Oragenics has completed a SAD/MAD Phase I human safety study. ONP-002 was well-tolerated with no severe adverse events. PK studies showed a dosage increase in ONP-002 in blood plasma with overall low plasma levels due to intranasal delivery versus predicted higher levels with other forms of administration such as intravenous or oral.

Oragenics is currently preparing the launch of a Phase II clinical study evaluating the feasibility of using ONP-002 in the acute ER setting while analyzing blood biomarkers for prognosis and enrolment of more severe concussion along with cognitive, visual motor, patient reported outcomes, and disability scores to establish proof of concept for the use of ONP-002 - 2X a day for 5-days post brain injury.

ONP-001 for the Treatment of Rare Leukodystrophies

ONP-001 is a First-in-Class Enantiomeric-Neurosteroid being developed for the treatment of rare Leukodystrophies. There are over 50 rare Leukodystrophies which are generally defined as genetic disorders that cause the accumulation of lipids aka fat in the brain and subsequently lead to the impairment of myelin. Myelin is required for proper electrical signaling in brain cells. Some Leukodystrophies are classified as Lysosomal Storage Disorders due to specific pathological mechanisms that cause lipid trafficking to fail within brain cells.

• Animal and cell culture models show ONP-001 to be neuroprotective and increase the molecular expression of P-Glycoprotein, a known activator of macroautophagy which is needed to metabolize excessive intra and extra-cellular lipids including cholesterol

• Animal models of neuronal injury show positive effects on cognition and motor performance, two of the classical signs of neurological impairment in leukodystrophies and associated Lysosomal Storage Disorders

• Animal studies have shown the drug to have a large safety margin when given intranasally and intravenously

• The IP covers methods of preparation and methods of use

ONP-001 – Mechanism of Action and Preclinical Studies

ONP-001 binds to intracellular steroid receptors. The ONP-001 receptor is an intracellular receptor found in neurons, glia and the endothelium of the blood brain-barrier. The induction of the ONP-001 receptor activates gene response elements leading to the transcription of P-Glycoprotein (PGP), which pumps cholesterol and lipid debris, out of the brain cells and the extracellular compartments of the brain.

Acute and sub-acute dose ranging studies were executed in rats – intranasal and intravenous. No drug-related effects were noted in hematology, blood chemistry, or histopathology. Additional IND-enabling studies are underway. These studies will be followed by a Phase I safety trial in preparation for Phase II studies for feasibility and proof-of-concept in human leukodystrophies. Niemann Pick, Type C disease will be the first disorder to be evaluated using ONP-001 in Phase II trials.

Novel Intranasal Device for the Treatment of Brain Disorders

Oragenics has developed a novel breath-propelled device for the treatment of brain disorders. The nasal end of the device houses the spray-dried nanoparticle drug formulation.

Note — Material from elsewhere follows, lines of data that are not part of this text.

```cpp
template <int FLDS>
__device__ __forceinline__ void walker_body(const DevParams &P, const LaunchCfg &C)
{
    extern __shared__ __attribute__((aligned(16))) unsigned char smem[];
    float2 *work = reinterpret_cast<float2 *>(smem);
    float *fl = reinterpret_cast<float *>(smem);
    Shared &sh = *reinterpret_cast<Shared *>(smem + P.lds_work_bytes);
    float *red = sh.red;
    __shared__ strict::Cands g_sc;
    __shared__ __attribute__((aligned(16))) float g_strict_buf[strict::kK * 256];

    const uint32_t jid = blockIdx.x;
    if (jid >= C.n_jobs) return;
    const Job job = C.jobs[jid];
    const float2 *__restrict__ X = C.iq + job.stream_off;
    const int64_t n_items = (int64_t)job.stream_len;
    const uint32_t sps = P.sps;
    float *gscratch = C.scratch ? C.scratch + (size_t)jid * 2u * sps : nullptr;
    float *f1, *f2;
    if constexpr (FLDS >= 1) f1 = fl; else f1 = gscratch;
    if constexpr (FLDS >= 2) f2 = fl; else f2 = gscratch;
    AttemptRec *recs = C.recs + (size_t)jid * C.recs_per_job;
    StepRec *trace = C.trace ? C.trace + (size_t)jid * C.trace_cap : nullptr;
    const bool t0 = threadIdx.x == 0;
    const float *vtab = P.up_ifreq_v, *utab = P.up_ifreq;

    int32_t state = kDetect;
    int64_t pos = job.start;
    uint32_t corr_fails = 0, cr = job.cr_prev, has_crc = P.ctor_crc;
    int32_t payload_symbols = 0;
    uint32_t payload_length = 0, n_words = 0, n_cw = 0, n_sym = 0;
    float energy_threshold = 0.0f;
    uint8_t phdr0 = 0, phdr1 = (uint8_t)((P.ctor_cr << 5) | (P.ctor_crc << 4)), phdr2 = 0;
    uint32_t n_att = 0, npush = 0, n_steps = 0, stop_reason = 0;
    float push_tail[4] = {0.f, 0.f, 0.f, 0.f};
    int64_t att_start = pos, att_trig = -1, att_hdr = -1;
    uint32_t att_cr_prev = cr, att_ambig = 0;
    bool in_attempt = false, frame_ok = false;
    if (job.start_at_header) { state = kDecodeHeader; in_attempt = true; att_trig = pos; att_hdr = pos; }

    auto end_step = [&](int32_t st_in, int32_t consumed, int32_t step_bin, int32_t fine, float step_val, long long t_start) -> bool {
        if (trace && t0 && n_steps < C.trace_cap) {
            StepRec &s = trace[n_steps];
            s.state = st_in; s.consumed = consumed; s.pos = pos; s.bin = step_bin; s.fine = fine; s.value = step_val;
            s.stream = job.stream_id; s.cycles = (uint32_t)(clock64() - t_start); s.pad = 0;
        }
        n_steps++;
        pos += consumed;
        if (in_attempt && state == kDetect) {
            if (t0) {
                AttemptRec &r = recs[n_att];
                r.status = frame_ok ? kAttemptFrame : kAttemptLostSync;
                if (!frame_ok) r.frame_len = 0;
                r.start_pos = att_start; r.trig_pos = att_trig; r.hdr_pos = att_hdr; r.end_pos = pos;
                r.npush = npush;
                for (int i = 0; i < 4; i++) r.push_tail[i] = push_tail[i];
                r.cr_prev = att_cr_prev; r.hdr_ambig = att_ambig; r.n_symbols = n_sym; r.n_sfd = 0;
            }
            n_att++;
            in_attempt = false;
            frame_ok = false;
            npush = 0;
            att_start = pos;
        } else if (in_attempt && job.stop_at_header && state == kDecodeHeader) {
            stop_reason = 3;
            return true;
        }
        return false;
    };

    auto post_symbol = [&](bool do_demod, uint32_t bin_idx, bool is_first) {
        bool block_done = false;
        if (do_demod) {
            const bool reduced = is_first || P.reduced_rate;
            if (reduced) bin_idx = (uint32_t)(lroundf((float)bin_idx / 4.0f) % (long)P.nbins_hdr);
            const uint32_t word = bin_idx ^ (bin_idx >> 1u);
            const uint32_t need = 4u + (is_first ? 4u : cr);
            if (t0 && n_words < 16u) sh.words[n_words] = word;
            n_words++;
            n_sym++;
            if (n_words == need) {
                const uint32_t ppm = reduced ? P.sf - 2u : P.sf;
                if (t0) { uint32_t tmp = n_cw; deinterleave_block(sh, need, ppm, tmp); }
                n_cw = (n_cw + ppm <= (uint32_t)kMaxCodewords) ? n_cw + ppm : (uint32_t)kMaxCodewords;
                n_words = 0;
                block_done = true;
            }
        }
        if (is_first) {
            if (block_done) {
                if (P.implicit) {
                    payload_symbols = 1;
                } else {
                    __syncthreads();
                    if (t0) {
                        uint8_t hA[3], hB[3], h0[3] = {0, 0, 0};
                        decode_header_bytes(sh, n_cw, 2, hA);
                        decode_header_bytes(sh, n_cw, 1, hB);
                        const uint8_t *use = (cr >= 3u) ? hA : (cr >= 1u ? hB : h0);
                        sh.hdr[0] = use[0]; sh.hdr[1] = use[1]; sh.hdr[2] = use[2];
                        sh.hdr[3] = (uint8_t)((hA[0] != hB[0]) || (hA[1] != hB[1]) || (hA[2] != hB[2]));
                        const uint32_t rem = n_cw > 5u ? n_cw - 5u : 0u;
                        for (uint32_t i = 0; i < rem; i++) sh.cw[i] = sh.cw[i + 5u];
                    }
                    __syncthreads();
                    n_cw = n_cw > 5u ? n_cw - 5u : 0u;
                    phdr0 = sh.hdr[0]; phdr1 = sh.hdr[1]; phdr2 = sh.hdr[2];
                    att_ambig = sh.hdr[3];
                    if ((phdr1 >> 5) > 4) phdr1 = (uint8_t)((phdr1 & 0x1f) | (4u << 5));
                    cr = phdr1 >> 5;
                    has_crc = (phdr1 >> 4) & 1u;
                    payload_length = (uint32_t)phdr0 + 2u * has_crc;
                    const uint32_t redundancy = P.reduced_rate ? 2u : 0u;
                    const int symbols_per_block = (int)cr + 4;
                    const float bits_needed = (float)payload_length * 8.0f;
                    const float symbols_needed = bits_needed * ((float)symbols_per_block / 4.0f) / (float)(P.sf - redundancy);
                    const int blocks_needed = (int)ceilf(symbols_needed / (float)symbols_per_block);
                    payload_symbols = blocks_needed * symbols_per_block;
                }
                state = kDecodePayload;
            }
        } else {
            if (block_done && !P.implicit) payload_symbols -= (int32_t)(4u + cr);
            if (payload_symbols <= 0) {
                uint32_t n_bytes;
                if (cr >= 3u) n_bytes = (uint32_t)ceilf((float)n_cw * 4.0f / (4.0f + (float)cr));
                else n_bytes = (n_cw + 1u) / 2u;
                if (n_bytes > (uint32_t)(kMaxCodewords / 2 + 8)) n_bytes = kMaxCodewords / 2 + 8;
                decode_payload_bytes(sh, n_cw, cr, n_bytes);
                const uint32_t plen = payload_length > 257u ? 257u : payload_length;
                AttemptRec &r = recs[n_att];
                for (uint32_t i = threadIdx.x; i < plen; i += kWG) r.frame[3u + i] = (i < n_bytes) ? sh.dec[i] : 0;
                if (t0) {
                    r.frame[0] = phdr0; r.frame[1] = phdr1; r.frame[2] = phdr2;
                    r.frame_len = 3u + plen;
                }
                frame_ok = true;
                state = kDetect;
                n_words = 0; n_cw = 0;
            }
        }
    };

    while (true) {
        if (state == kDetect && !in_attempt) {
            if (pos >= job.scan_limit) { stop_reason = 0; break; }
            if (n_att >= C.recs_per_job) { stop_reason = 2; break; }
            if (job.max_attempts && n_att >= job.max_attempts) { stop_reason = 3; break; }
        }
        if (pos + 2 * (int64_t)sps > n_items) { stop_reason = 1; break; }
        const float2 *__restrict__ x = X + pos;
// ... 737 lines not shown
```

Intranasal delivery through breath propulsion causes the soft palate to elevate which closes the back of the nasopharynx - trapping the powdered drug in the nasal cavity. The powder sticks to the wet mucosa giving it ample time to be absorbed. Targets within the nasal cavity that enhance brain delivery include the superior nasal turbinate and superior nasal roof where the olfactory region is located. Direct flow of drug occurs along the trigeminal nerve, olfactory nerve, and within the perivascular system from the nose to the brain in minutes. Lipophilic compounds such as ONP-001 and ONP-002 are hydrophobic and more readily cross the epithelium of the intranasal lining further improving brain drug delivery.